Next week, the Court will hear oral arguments in Trump v. Cook, a case that came to the Justices on the emergency docket—it involves a lower-court judge’s stay of Trump’s removal of Lisa Cook, a Federal Reserve governor, from her position. In a general sense, it is linked to Trump v. Slaughter, the case about the leadership of independent agencies, which was argued in December. In Slaughter, the Justices are expected to allow Trump to fire Rebecca Slaughter, a member of the Federal Trade Commission, without cause (and, in doing so, to overturn Humphrey’s Executor, a precedent from the nineteen-thirties, which allowed Congress to insulate the heads of agencies led by multiple commissioners or governors, such as the F.T.C., from being fired at will by the President). But Cook’s case is different, for a few reasons. The Supreme Court has, in the past, indicated that the Fed’s independence is distinct and worth safeguarding. The Fed’s credibility is also important to both the U.S. and the world economy. And although Trump says that he dismissed Cook for cause, it’s not clear how good his cause was. The Trump Administration accused her of engaging in mortgage fraud; a question in the case is whether the Court is expected to take this claim at face value. (His Administration has levied the same charge against other opponents, such as the New York attorney general, Letitia James. Both James and Cook have denied the allegations.)

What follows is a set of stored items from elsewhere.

static void store_count_verdicts(const int8_t *v, size_t n, lamd_store_summary *s) {
  for (size_t i = 0; i < n; i++) {
    switch (v[i]) {
      case LAMD_STORE_OK: s->ok++; break;
      case LAMD_STORE_SKIPPED_DELETED: s->skipped_deleted++; break;
      case LAMD_STORE_BAD_CHECKSUM: s->bad_checksum++; break;
      case LAMD_STORE_UNKNOWN_TYPE: s->unknown_type++; break;
      case LAMD_STORE_MALFORMED: s->malformed++; break;
      case LAMD_STORE_REDUNDANT: s->redundant++; break;
      case LAMD_STORE_NO_CHANNEL: s->no_channel++; break;
      default:
        if (v[i] >= 1 && v[i] <= 4) s->bad_signature[v[i] - 1]++;
    }
  }
  s->clean = s->end_reason == LAMD_STORE_END_EOF && s->ok + s->skipped_deleted == n;
}
extern "C" int lamd_gossip_store_frame(const uint8_t *store, size_t len, size_t cap, uint64_t *rec_off, size_t *n_records,
                                       lamd_store_summary *summary) {
  if (!store || !n_records || !summary || (cap && !rec_off)) return LAMD_ERR_ARG;
  *n_records = 0;
  if (!store_walk(store, len, summary, [&](size_t i, u64 off, const store_hdr &, u32) {
        if (i < cap) rec_off[i] = off;
      }))
    return LAMD_ERR_ARG;
  *n_records = (size_t)summary->records;
  return summary->records > cap ? LAMD_ERR_ARG : LAMD_OK;
}
struct store_job {
  lamd_ctx *L = nullptr;
  size_t n = 0, n_cann = 0;
  const u8 *img = nullptr;
  const u64 *d_recoff = nullptr;
  const u64 *d_keys = nullptr;
  const u32 *d_vals = nullptr;
  u32 bits = 0;
  const int8_t *d_verdict = nullptr;
  std::vector<u64> pack;
};
#define STCHK(call) do { hipError_t e_ = (call); if (e_ != hipSuccess) { L->err = std::string(#call) + ": " + hipGetErrorString(e_); return fail(LAMD_ERR_HIP); } } while (0)
static int store_audit_queue(lamd_ctx *ctx, const uint8_t *store, size_t len, const void *d_store, size_t cap, uint64_t *rec_off, size_t *n_records,
                             lamd_store_summary *summary, store_job *job) {
  *n_records = 0;
  std::vector<u64> start, mlen, rowbase;
  std::vector<u32> sel;
  size_t n_cann = 0;
  u64 rows = 0;
  if (!store_walk(store, len, summary, [&](size_t i, u64 off, const store_hdr &h, u32 type) {
        if (i < cap) rec_off[i] = off;
        const bool sig = type == STORE_T_CANN || type == STORE_T_NANN || type == STORE_T_CUPD;
        sel.push_back(sig ? (u32)start.size() : STORE_NONE);
        if (!sig) return;
        start.push_back(off + STORE_HDR);
        mlen.push_back(h.len);
        rowbase.push_back(rows);
        rows += type == STORE_T_CANN ? 4 : 1;
        n_cann += type == STORE_T_CANN;
      })) {
    ctx->err = "not a gossip_store of major version 0";
    return LAMD_ERR_ARG;
  }
  const size_t n = (size_t)summary->records, nsel = start.size();
  *n_records = n;
  if (n > cap) { ctx->err = "gossip_store audit: rec_off / verdict too small"; return LAMD_ERR_ARG; }
  if (n >= (size_t)STORE_NONE || rows >= (u64)STORE_NONE) { ctx->err = "gossip_store audit: too many records"; return LAMD_ERR_ARG; }
  summary->signatures = rows;
  if (n == 0) return LAMD_OK;
  rowbase.push_back(rows);
  HIPCHK(ctx, hipSetDevice(ctx->device));
  lamd_ctx *L;
  int rc = pick_lane(ctx, &L);
  if (rc != LAMD_OK) return rc;
  u32 bits = 1;
  while (((size_t)1 << bits) < 2 * n_cann) bits++;
  const size_t slots = ((size_t)1 << bits) + 1;
  std::vector<u64> &pack = job->pack;
  pack.assign(n + 3 * nsel + 1 + (n + 1) / 2, 0);
// ... 513 lines not shown
  if (n <= SMALL_MAX || !ctx->use_copy_stream) return queue_push(ctx, kind, n, a, sig, key, Q_KEYBYTES[kind]);
  const size_t w[3] = {32, 64, Q_KEYBYTES[kind]};
  const u8 *col[3] = {a, sig, key};
  for (int c = 0; c < 3; c++)
    if (!g_registered.covers(col[c], w[c] * n)) return queue_push(ctx, kind, n, a, sig, key, Q_KEYBYTES[kind]);
  u8 *da, *db, *dc;
  const int first = queue_take(ctx, kind, n, &da, &db, &dc);
  if (first < 0) return first;
  lamd_ctx::queue &q = ctx->qs[ctx->q_open].q[kind];
  q.foreign.push_back({q.n - n, n, a, sig, key});
  return first;
}
extern "C" int lamd_queue_ecdsa_batch_inplace(lamd_ctx *ctx, size_t n, const uint8_t *hash32, const uint8_t *sig64, const uint8_t *pubkey, size_t publen) {
  if (ctx && publen != 33 && publen != 65) {
    ctx->err = "bad key length";
    return LAMD_ERR_ARG;
  }
  return queue_push_inplace(ctx, publen == 33 ? Q_ECDSA33 : Q_ECDSA65, n, hash32, sig64, pubkey);
}
extern "C" int lamd_queue_schnorr_batch_inplace(lamd_ctx *ctx, size_t n, const uint8_t *msg32, const uint8_t *xonly32, const uint8_t *sig64) {
  return queue_push_inplace(ctx, Q_SCHNORR, n, msg32, sig64, xonly32);
}
extern "C" int lamd_host_register(lamd_ctx *ctx, void *p, size_t bytes) {
  if (!ctx || !p || !bytes) return LAMD_ERR_ARG;
  if (hipSetDevice(ctx->device) != hipSuccess || hipHostRegister(p, bytes, hipHostRegisterPortable) != hipSuccess) {
    (void)hipGetLastError();
    return LAMD_ERR_HIP;
  }
  g_registered.add(p, bytes);
  return LAMD_OK;
}
extern "C" int lamd_device_numa_node(int device) {
  char bdf[64] = {0};
  if (hipDeviceGetPCIBusId(bdf, (int)sizeof bdf, device) != hipSuccess) {
    (void)hipGetLastError();
    return -1;
  }
  for (char *c = bdf; *c; c++) *c = (char)tolower((unsigned char)*c);
  const std::string path = std::string("/sys/bus/pci/devices/") + bdf + "/numa_node";
  FILE *f = fopen(path.c_str(), "r");
  if (!f) return -1;
  int node = -1;
  if (fscanf(f, "%d", &node) != 1) node = -1;
  fclose(f);
  return node;
}
extern "C" int lamd_host_unregister(lamd_ctx *ctx, void *p) {
  if (!ctx || !p) return LAMD_ERR_ARG;
  g_registered.remove(p);
  if (hipSetDevice(ctx->device) != hipSuccess || hipHostUnregister(p) != hipSuccess) {
    (void)hipGetLastError();
    return LAMD_ERR_HIP;
  }
  return LAMD_OK;
}
static int flush_open(lamd_ctx *ctx);
extern "C" int lamd_flush(lamd_ctx *ctx) {
  if (!ctx) return LAMD_ERR_ARG;
  if (ctx->q_open < 0) {
    ctx->err = "flush: every staging set is in flight (collect a flush with poll/wait first)";
    return LAMD_ERR_STATE;
  }
  const int rc = flush_open(ctx);
  if (rc < 0 && ctx->q_open >= 0) {
    (void)hipDeviceSynchronize();
    (void)hipGetLastError();
    lamd_ctx::queue_set &qs = ctx->qs[ctx->q_open];
    for (int kind = 0; kind < Q_KINDS; kind++) {
      lamd_ctx::queue &q = qs.q[kind];
      q.tickets.clear();
      q.foreign.clear();
      q.n = 0;
      q.small_flush = false;
    }
    qs.rows = 0;
    ctx->last_flush_inplace_rows = 0;
  }
  return rc;
}
static int flush_open(lamd_ctx *ctx) {
  HIPCHK(ctx, hipSetDevice(ctx->device));
  lamd_ctx::queue_set &qs = ctx->qs[ctx->q_open];
  lamd_ctx *L;
  int rc = pick_lane(ctx, &L);
  if (rc != LAMD_OK) return rc;
  for (int kind = 0; kind < Q_KINDS; kind++) {
    lamd_ctx::queue &q = qs.q[kind];
    if (!q.n) continue;
    const size_t kb = Q_KEYBYTES[kind];
    q.small_flush = false;
    if (q.n <= SMALL_MAX && ctx->small_kernel && ctx->keyed_mode <= 0 && ctx->cache_mode != 0 && ctx->cache_store.shared) {
      if (ctx->small_missed.empty()) ctx->small_missed.assign(MISS_SLOTS, 0);
      bool learn = false;
      for (size_t i = 0; i < q.n && !learn; i++) {
        if (i && memcmp(q.h_c + i * kb, q.h_c + (i - 1) * kb, kb) == 0) continue;
        const u64 fp = small_fingerprint(ctx->hash_seed, q.h_c + i * kb, (int)kb);
        learn = miss_has(ctx->small_missed, fp);
      }
      if (learn) {
        L->force_learn = true;
        small_forget(ctx, L, q.h_c, kb, (int)kb, q.n);
      } else {
        if ((rc = ensure(L, &L->slots, ((q.n + 63) & ~(size_t)63) * SLOT_WORDS * 4)) != LAMD_OK) { ctx->err = L->err; return rc; }
        small_args A;
        memset(&A, 0, sizeof A);
        A.a32 = q.h_a; A.sig64 = q.h_b; A.key = q.h_c;
        A.keylen = (int)kb; A.mode = kind == Q_SCHNORR ? MODE_SCHNORR : MODE_ECDSA; A.n = (u32)q.n;
        A.seed = ctx->hash_seed;
        lamd_ctx::key_cache *kc = &ctx->cache_store;
        for (int l = 0; l <= MAX_LANES; l++)
          if (ctx->pub_pending[l] && hipEventQuery(ctx->ev_pub[l]) == hipSuccess) {
            ctx->vis_seq[l] = ctx->pub_seq[l];
            ctx->pub_pending[l] = false;
          }
        (void)hipGetLastError();
        for (int l = 0; l <= MAX_LANES; l++) A.vis.seq[l] = ctx->vis_seq[l];
        A.vis.seq[L->lane_id] = ctx->pub_seq[L->lane_id];
        A.index = kc->index.as<const u32>(); A.mask = kc->index_mask; A.ents = kc->ents.as<const cache_ent>();
        A.pool7 = kc->pool7.as<const u32>(); A.pool10 = kc->pool10.as<const u32>();
        A.gtable = (const u32 *)ctx->gtable;
        A.slots = L->slots.as<u32>();
        A.out = q.h_ok;
        A.shapes = q.h_ok + q.cap;
        hipLaunchKernelGGL(k_small_verify, dim3((unsigned)((q.n + 63) / 64)), dim3(512), 0, L->stream, A);
        HIPCHK(ctx, hipGetLastError());
        q.small_flush = true;
        continue;
      }
    }
    if ((rc = ensure(ctx, &q.d_blk, lamd_ctx::queue::blk_bytes(q.cap, kb) + 64)) != LAMD_OK) return rc;
    if ((rc = ensure(ctx, &q.d_ok, q.n)) != LAMD_OK) return rc;
    u8 *const qd_c = q.d_blk.as<u8>(), *const qd_b = qd_c + lamd_ctx::queue::key_bytes_padded(q.cap, kb), *const qd_a = qd_b + q.cap * 64;
    const bool split = q.n <= L->chunk;
    if (!q.foreign.empty()) {
      hipStream_t &csr = ctx->copy_streams[ctx->copy_turn++ % (unsigned)ctx->n_copy_streams];
      if (!csr) HIPCHK(ctx, hipStreamCreateWithFlags(&csr, hipStreamNonBlocking));
      hipStream_t cs = csr;
      auto column = [&](int col) -> hipError_t {
        const size_t w = col == 0 ? kb : col == 1 ? 64 : 32;
        u8 *const dst = col == 0 ? qd_c : col == 1 ? qd_b : qd_a;
        const u8 *const own = col == 0 ? q.h_c : col == 1 ? q.h_b : q.h_a;
        size_t at = 0;
        hipError_t e = hipSuccess;
        for (const auto &f : q.foreign) {
          if (f.row0 > at && e == hipSuccess) e = hipMemcpyAsync(dst + at * w, own + at * w, (f.row0 - at) * w, hipMemcpyHostToDevice, cs);
          if (e == hipSuccess) e = hipMemcpyAsync(dst + f.row0 * w, col == 0 ? f.c : col == 1 ? f.b : f.a, f.count * w, hipMemcpyHostToDevice, cs);
          at = f.row0 + f.count;
        }
        if (at < q.n && e == hipSuccess) e = hipMemcpyAsync(dst + at * w, own + at * w, (q.n - at) * w, hipMemcpyHostToDevice, cs);
        return e;
      };
      const int events = ctx->copy_events ? ctx->copy_events : (ctx->q_inflight >= 2 ? 1 : 3);
      HIPCHK(ctx, column(0));
      if (events > 1) {
        HIPCHK(ctx, hipEventRecord(q.ev_keys, cs));
        HIPCHK(ctx, hipStreamWaitEvent(L->stream, q.ev_keys, 0));
      }
      HIPCHK(ctx, column(1));
      if (events >= 3) {
        HIPCHK(ctx, hipEventRecord(q.ev_sigs, cs));
        L->sigs_pending = true;
        L->ev_sigs_wait = q.ev_sigs;
      }
      HIPCHK(ctx, column(2));
      HIPCHK(ctx, hipEventRecord(q.ev_all, cs));
      if (events == 1) HIPCHK(ctx, hipStreamWaitEvent(L->stream, q.ev_all, 0));
      if (events == 2) {
        L->sigs_pending = true;
        L->ev_sigs_wait = q.ev_all;
      }
      HIPCHK(ctx, hipStreamWaitEvent(L->stream2, q.ev_all, 0));
    } else if (split && ctx->use_copy_stream) {
      hipStream_t &csr = ctx->copy_streams[ctx->copy_turn++ % (unsigned)ctx->n_copy_streams];
      if (!csr) HIPCHK(ctx, hipStreamCreateWithFlags(&csr, hipStreamNonBlocking));
      hipStream_t cs = csr;
      const int events = ctx->copy_events ? ctx->copy_events : (ctx->q_inflight >= 2 ? 1 : 3);
      if (events == 1 && q.n == q.cap && ctx->copy_one) {
        HIPCHK(ctx, hipMemcpyAsync(qd_c, q.h_blk, lamd_ctx::queue::blk_bytes(q.cap, kb), hipMemcpyHostToDevice, cs));
        HIPCHK(ctx, hipEventRecord(q.ev_all, cs));
        HIPCHK(ctx, hipStreamWaitEvent(L->stream, q.ev_all, 0));
        HIPCHK(ctx, hipStreamWaitEvent(L->stream2, q.ev_all, 0));
      } else if (events == 1) {
        HIPCHK(ctx, hipMemcpyAsync(qd_c, q.h_c, q.n * kb, hipMemcpyHostToDevice, cs));
        HIPCHK(ctx, hipMemcpyAsync(qd_b, q.h_b, q.n * 64, hipMemcpyHostToDevice, cs));
        HIPCHK(ctx, hipMemcpyAsync(qd_a, q.h_a, q.n * 32, hipMemcpyHostToDevice, cs));
        HIPCHK(ctx, hipEventRecord(q.ev_all, cs));
        HIPCHK(ctx, hipStreamWaitEvent(L->stream, q.ev_all, 0));
        HIPCHK(ctx, hipStreamWaitEvent(L->stream2, q.ev_all, 0));
      } else {
      HIPCHK(ctx, hipMemcpyAsync(qd_c, q.h_c, q.n * kb, hipMemcpyHostToDevice, cs));
      HIPCHK(ctx, hipEventRecord(q.ev_keys, cs));
      HIPCHK(ctx, hipStreamWaitEvent(L->stream, q.ev_keys, 0));
      HIPCHK(ctx, hipMemcpyAsync(qd_b, q.h_b, q.n * 64, hipMemcpyHostToDevice, cs));
      if (events >= 3) {
        HIPCHK(ctx, hipEventRecord(q.ev_sigs, cs));
        L->sigs_pending = true;
        L->ev_sigs_wait = q.ev_sigs;
      }
      HIPCHK(ctx, hipMemcpyAsync(qd_a, q.h_a, q.n * 32, hipMemcpyHostToDevice, cs));
      HIPCHK(ctx, hipEventRecord(q.ev_all, cs));
      if (events < 3) {
        L->sigs_pending = true;
        L->ev_sigs_wait = q.ev_all;
      }
      HIPCHK(ctx, hipStreamWaitEvent(L->stream2, q.ev_all, 0));
      }
    } else if (split) {
      HIPCHK(ctx, hipEventRecord(L->ev_fork, L->stream));
      HIPCHK(ctx, hipStreamWaitEvent(L->stream2, L->ev_fork, 0));
      HIPCHK(ctx, hipMemcpyAsync(qd_c, q.h_c, q.n * kb, hipMemcpyHostToDevice, L->stream2));
      HIPCHK(ctx, hipEventRecord(L->ev_keys, L->stream2));
      HIPCHK(ctx, hipStreamWaitEvent(L->stream, L->ev_keys, 0));
      HIPCHK(ctx, hipMemcpyAsync(qd_b, q.h_b, q.n * 64, hipMemcpyHostToDevice, L->stream2));
      HIPCHK(ctx, hipEventRecord(L->ev_sigs, L->stream2));
      L->sigs_pending = true;
      L->ev_sigs_wait = L->ev_sigs;
      HIPCHK(ctx, hipMemcpyAsync(qd_a, q.h_a, q.n * 32, hipMemcpyHostToDevice, L->stream2));
    } else {
      HIPCHK(ctx, hipMemcpyAsync(qd_c, q.h_c, q.n * kb, hipMemcpyHostToDevice, L->stream));
      HIPCHK(ctx, hipMemcpyAsync(qd_a, q.h_a, q.n * 32, hipMemcpyHostToDevice, L->stream));
      HIPCHK(ctx, hipMemcpyAsync(qd_b, q.h_b, q.n * 64, hipMemcpyHostToDevice, L->stream));
    }
    rc = run_device(L, kind == Q_SCHNORR ? MODE_SCHNORR : MODE_ECDSA, q.n, (const u8 *)qd_a, (const u8 *)qd_b,
                    (const u8 *)qd_c, (int)kb, kb, q.d_ok.as<u8>());
    L->force_learn = false;
    if (rc != LAMD_OK) {
      if (L != ctx) ctx->err = L->err;
      return rc;
    }
    HIPCHK(ctx, hipMemcpyAsync(q.h_ok, q.d_ok.p, q.n, hipMemcpyDeviceToHost, L->stream));
  }
  HIPCHK(ctx, hipEventRecord(qs.done, L->stream));
  size_t inplace = 0;
  for (int kind = 0; kind < Q_KINDS; kind++)
    for (const auto &f : qs.q[kind].foreign) inplace += f.count;
  ctx->last_flush_inplace_rows = inplace;
  ctx->q_fifo[ctx->q_inflight++] = ctx->q_open;
  ctx->q_open = -1;
  for (int sidx = 0; sidx < QUEUE_SETS && ctx->q_open < 0; sidx++) {
    bool busy = false;
    for (int k = 0; k < ctx->q_inflight; k++) busy |= ctx->q_fifo[k] == sidx;
    if (!busy) ctx->q_open = sidx;
  }
  return LAMD_OK;
}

Oral arguments in one of the most consequential cases of the term, Trump v. Barbara, on the question of whether Trump can order the denial of birthright citizenship to certain babies born in the United States, still need to be scheduled. There is perhaps no other case in which the Justices will need to lay their allegiances as bare as in that one. That ruling, too, may not come until the end of June or even early July. What will the Justices be saying if they announce, in the week that the country celebrates the two-hundred-and-fiftieth anniversary of the Declaration of Independence, that the meaning of citizenship has in some way changed? The Court doesn’t seem entirely in Trump’s hands; before Christmas, siding with the state of Illinois, it kept in place a lower court’s order blocking Trump from deploying a federalized National Guard in Chicago and its suburbs. At the same time, the Court managed to leave open questions about what Trump might do with the Guard, and even with the regular military, in the future.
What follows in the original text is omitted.